### LISTED ENTRIES
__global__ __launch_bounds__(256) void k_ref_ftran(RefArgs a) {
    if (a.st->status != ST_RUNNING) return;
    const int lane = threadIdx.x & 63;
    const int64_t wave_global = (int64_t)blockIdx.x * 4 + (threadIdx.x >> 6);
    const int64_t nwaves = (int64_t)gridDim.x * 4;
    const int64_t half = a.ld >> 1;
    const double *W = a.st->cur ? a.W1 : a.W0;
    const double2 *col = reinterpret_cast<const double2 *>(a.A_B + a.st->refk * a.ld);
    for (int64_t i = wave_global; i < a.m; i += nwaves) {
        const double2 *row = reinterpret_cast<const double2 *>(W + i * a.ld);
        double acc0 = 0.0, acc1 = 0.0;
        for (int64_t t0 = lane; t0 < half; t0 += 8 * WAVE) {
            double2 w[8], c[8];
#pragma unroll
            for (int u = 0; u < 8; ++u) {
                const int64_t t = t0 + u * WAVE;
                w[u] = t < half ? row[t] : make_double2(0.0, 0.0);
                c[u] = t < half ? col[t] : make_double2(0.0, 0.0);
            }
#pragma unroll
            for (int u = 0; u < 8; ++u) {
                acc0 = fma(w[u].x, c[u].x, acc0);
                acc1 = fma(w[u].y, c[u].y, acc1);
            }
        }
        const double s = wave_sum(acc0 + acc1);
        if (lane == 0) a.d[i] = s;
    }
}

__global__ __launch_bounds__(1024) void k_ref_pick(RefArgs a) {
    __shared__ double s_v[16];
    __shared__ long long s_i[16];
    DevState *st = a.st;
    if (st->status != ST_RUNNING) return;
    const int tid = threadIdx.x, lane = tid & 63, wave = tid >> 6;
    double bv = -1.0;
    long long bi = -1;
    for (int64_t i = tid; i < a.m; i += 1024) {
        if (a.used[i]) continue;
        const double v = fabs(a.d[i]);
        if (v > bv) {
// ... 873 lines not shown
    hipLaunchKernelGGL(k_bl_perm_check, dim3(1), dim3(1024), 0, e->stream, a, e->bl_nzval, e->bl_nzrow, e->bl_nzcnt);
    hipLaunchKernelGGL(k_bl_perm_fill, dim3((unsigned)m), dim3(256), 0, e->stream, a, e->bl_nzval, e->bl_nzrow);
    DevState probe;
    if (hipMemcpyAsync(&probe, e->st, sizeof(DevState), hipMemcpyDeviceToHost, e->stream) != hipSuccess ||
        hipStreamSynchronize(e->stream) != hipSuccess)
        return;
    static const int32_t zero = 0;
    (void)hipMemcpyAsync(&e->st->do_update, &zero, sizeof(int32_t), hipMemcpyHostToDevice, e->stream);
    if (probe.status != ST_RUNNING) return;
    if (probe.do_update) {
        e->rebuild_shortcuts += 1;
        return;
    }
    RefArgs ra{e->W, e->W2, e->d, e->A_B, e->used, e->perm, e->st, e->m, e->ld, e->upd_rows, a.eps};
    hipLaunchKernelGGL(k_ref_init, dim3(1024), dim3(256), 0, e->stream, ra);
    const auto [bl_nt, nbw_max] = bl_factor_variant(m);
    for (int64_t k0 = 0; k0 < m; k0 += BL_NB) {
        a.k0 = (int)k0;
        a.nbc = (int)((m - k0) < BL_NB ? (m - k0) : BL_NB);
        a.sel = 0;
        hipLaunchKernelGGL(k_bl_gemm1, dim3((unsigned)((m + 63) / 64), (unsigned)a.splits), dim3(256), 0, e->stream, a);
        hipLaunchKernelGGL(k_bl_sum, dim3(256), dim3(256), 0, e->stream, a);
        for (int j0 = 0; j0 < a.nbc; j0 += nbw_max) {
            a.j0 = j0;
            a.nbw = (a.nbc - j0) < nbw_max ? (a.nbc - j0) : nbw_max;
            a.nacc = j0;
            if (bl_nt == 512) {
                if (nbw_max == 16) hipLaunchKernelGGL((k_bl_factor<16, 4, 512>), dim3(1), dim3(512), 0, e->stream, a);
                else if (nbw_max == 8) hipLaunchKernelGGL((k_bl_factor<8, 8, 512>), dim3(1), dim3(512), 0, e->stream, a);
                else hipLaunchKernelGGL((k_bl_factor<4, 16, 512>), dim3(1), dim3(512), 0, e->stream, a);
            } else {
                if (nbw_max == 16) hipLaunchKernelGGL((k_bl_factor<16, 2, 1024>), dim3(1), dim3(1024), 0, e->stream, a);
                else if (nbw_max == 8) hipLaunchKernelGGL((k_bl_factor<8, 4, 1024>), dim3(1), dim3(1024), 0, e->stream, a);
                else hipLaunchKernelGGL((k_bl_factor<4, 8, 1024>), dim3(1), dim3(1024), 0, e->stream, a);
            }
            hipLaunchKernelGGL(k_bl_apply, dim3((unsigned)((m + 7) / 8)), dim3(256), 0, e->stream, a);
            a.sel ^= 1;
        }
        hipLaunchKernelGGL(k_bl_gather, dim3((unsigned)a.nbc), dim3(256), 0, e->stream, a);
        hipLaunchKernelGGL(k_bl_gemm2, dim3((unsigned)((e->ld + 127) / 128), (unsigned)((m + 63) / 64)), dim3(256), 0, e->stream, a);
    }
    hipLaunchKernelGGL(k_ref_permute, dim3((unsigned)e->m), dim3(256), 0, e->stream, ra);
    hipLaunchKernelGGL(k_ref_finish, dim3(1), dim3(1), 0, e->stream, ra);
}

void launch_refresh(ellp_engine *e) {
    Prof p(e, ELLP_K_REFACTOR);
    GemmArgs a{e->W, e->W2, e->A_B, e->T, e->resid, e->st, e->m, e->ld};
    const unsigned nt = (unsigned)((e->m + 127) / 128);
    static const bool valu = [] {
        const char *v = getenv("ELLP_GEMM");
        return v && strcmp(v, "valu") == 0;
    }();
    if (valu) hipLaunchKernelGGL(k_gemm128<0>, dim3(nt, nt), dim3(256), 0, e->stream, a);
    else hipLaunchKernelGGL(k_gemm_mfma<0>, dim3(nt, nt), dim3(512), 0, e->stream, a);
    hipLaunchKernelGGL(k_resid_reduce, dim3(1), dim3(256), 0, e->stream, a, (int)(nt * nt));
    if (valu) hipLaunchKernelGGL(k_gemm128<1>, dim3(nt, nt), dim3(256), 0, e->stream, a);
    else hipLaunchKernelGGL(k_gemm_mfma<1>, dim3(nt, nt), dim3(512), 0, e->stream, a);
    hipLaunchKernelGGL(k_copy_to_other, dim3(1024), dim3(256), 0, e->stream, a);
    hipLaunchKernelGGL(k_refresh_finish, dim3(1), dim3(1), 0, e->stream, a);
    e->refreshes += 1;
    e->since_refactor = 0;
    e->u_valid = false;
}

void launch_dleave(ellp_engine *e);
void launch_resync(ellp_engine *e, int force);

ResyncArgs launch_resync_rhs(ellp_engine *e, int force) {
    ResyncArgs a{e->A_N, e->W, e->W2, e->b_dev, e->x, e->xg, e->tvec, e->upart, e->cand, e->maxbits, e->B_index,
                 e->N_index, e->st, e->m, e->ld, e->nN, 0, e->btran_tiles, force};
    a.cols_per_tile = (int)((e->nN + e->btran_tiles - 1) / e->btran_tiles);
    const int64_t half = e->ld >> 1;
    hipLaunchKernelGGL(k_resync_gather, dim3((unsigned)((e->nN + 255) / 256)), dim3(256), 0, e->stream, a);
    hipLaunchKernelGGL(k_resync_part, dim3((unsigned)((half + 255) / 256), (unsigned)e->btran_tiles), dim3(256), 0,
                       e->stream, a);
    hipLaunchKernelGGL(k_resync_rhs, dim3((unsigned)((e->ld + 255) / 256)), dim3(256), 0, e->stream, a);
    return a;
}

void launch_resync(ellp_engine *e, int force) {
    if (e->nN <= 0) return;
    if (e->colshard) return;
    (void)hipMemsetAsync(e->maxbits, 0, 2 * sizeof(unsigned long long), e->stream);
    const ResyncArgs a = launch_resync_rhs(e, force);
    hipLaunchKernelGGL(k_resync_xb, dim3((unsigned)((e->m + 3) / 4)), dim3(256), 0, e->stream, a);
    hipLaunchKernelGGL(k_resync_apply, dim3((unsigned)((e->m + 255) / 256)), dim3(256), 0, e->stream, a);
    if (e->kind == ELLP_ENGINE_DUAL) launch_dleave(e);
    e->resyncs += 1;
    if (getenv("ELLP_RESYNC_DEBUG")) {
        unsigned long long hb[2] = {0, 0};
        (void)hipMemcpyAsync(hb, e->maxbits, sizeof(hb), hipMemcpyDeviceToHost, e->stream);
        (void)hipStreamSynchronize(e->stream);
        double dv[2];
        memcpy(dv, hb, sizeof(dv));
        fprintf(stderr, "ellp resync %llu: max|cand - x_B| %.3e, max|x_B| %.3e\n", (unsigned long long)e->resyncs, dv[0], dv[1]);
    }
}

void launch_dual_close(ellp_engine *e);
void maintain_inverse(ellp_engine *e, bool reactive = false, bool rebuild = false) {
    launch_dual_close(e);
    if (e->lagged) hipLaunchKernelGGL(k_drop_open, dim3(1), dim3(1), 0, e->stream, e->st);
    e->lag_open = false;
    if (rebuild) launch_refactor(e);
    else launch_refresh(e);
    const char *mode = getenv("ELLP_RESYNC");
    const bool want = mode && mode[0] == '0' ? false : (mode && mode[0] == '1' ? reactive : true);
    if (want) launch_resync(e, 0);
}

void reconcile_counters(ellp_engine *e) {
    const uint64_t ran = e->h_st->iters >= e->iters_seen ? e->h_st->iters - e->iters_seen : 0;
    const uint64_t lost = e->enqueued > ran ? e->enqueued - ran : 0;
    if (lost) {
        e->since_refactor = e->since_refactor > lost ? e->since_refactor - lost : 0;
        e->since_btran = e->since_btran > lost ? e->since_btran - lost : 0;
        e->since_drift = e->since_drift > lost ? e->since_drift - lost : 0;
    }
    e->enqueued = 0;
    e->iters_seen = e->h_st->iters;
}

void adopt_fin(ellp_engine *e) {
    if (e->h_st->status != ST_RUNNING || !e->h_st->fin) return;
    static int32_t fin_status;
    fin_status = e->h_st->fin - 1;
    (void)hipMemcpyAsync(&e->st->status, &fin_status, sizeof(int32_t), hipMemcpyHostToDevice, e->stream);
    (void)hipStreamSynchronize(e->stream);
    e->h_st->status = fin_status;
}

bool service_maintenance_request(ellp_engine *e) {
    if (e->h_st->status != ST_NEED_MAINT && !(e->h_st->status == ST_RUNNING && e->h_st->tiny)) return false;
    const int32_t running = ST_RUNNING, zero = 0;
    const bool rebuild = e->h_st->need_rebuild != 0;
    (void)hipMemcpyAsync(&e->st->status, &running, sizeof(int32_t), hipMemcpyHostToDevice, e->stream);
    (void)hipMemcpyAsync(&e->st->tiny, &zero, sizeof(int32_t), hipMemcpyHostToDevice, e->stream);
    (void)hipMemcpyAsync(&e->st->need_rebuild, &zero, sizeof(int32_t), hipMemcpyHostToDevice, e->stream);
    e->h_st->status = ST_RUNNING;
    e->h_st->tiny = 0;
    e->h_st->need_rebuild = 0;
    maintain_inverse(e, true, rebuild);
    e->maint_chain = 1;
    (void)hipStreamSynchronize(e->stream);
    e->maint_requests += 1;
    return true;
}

### WORK REQUIRED
Would you please reproduce every line from the one containing "void adopt_fin(ellp_engine *e)" through the final line of the listing, and only those lines?

### WRITTEN ANSWER
void adopt_fin(ellp_engine *e) {
    if (e->h_st->status != ST_RUNNING || !e->h_st->fin) return;
    static int32_t fin_status;
    fin_status = e->h_st->fin - 1;
    (void)hipMemcpyAsync(&e->st->status, &fin_status, sizeof(int32_t), hipMemcpyHostToDevice, e->stream);
    (void)hipStreamSynchronize(e->stream);
    e->h_st->status = fin_status;
}

bool service_maintenance_request(ellp_engine *e) {
    if (e->h_st->status != ST_NEED_MAINT && !(e->h_st->status == ST_RUNNING && e->h_st->tiny)) return false;
    const int32_t running = ST_RUNNING, zero = 0;
    const bool rebuild = e->h_st->need_rebuild != 0;
    (void)hipMemcpyAsync(&e->st->status, &running, sizeof(int32_t), hipMemcpyHostToDevice, e->stream);
    (void)hipMemcpyAsync(&e->st->tiny, &zero, sizeof(int32_t), hipMemcpyHostToDevice, e->stream);
    (void)hipMemcpyAsync(&e->st->need_rebuild, &zero, sizeof(int32_t), hipMemcpyHostToDevice, e->stream);
    e->h_st->status = ST_RUNNING;
    e->h_st->tiny = 0;
    e->h_st->need_rebuild = 0;
    maintain_inverse(e, true, rebuild);
    e->maint_chain = 1;
    (void)hipStreamSynchronize(e->stream);
    e->maint_requests += 1;
    return true;
}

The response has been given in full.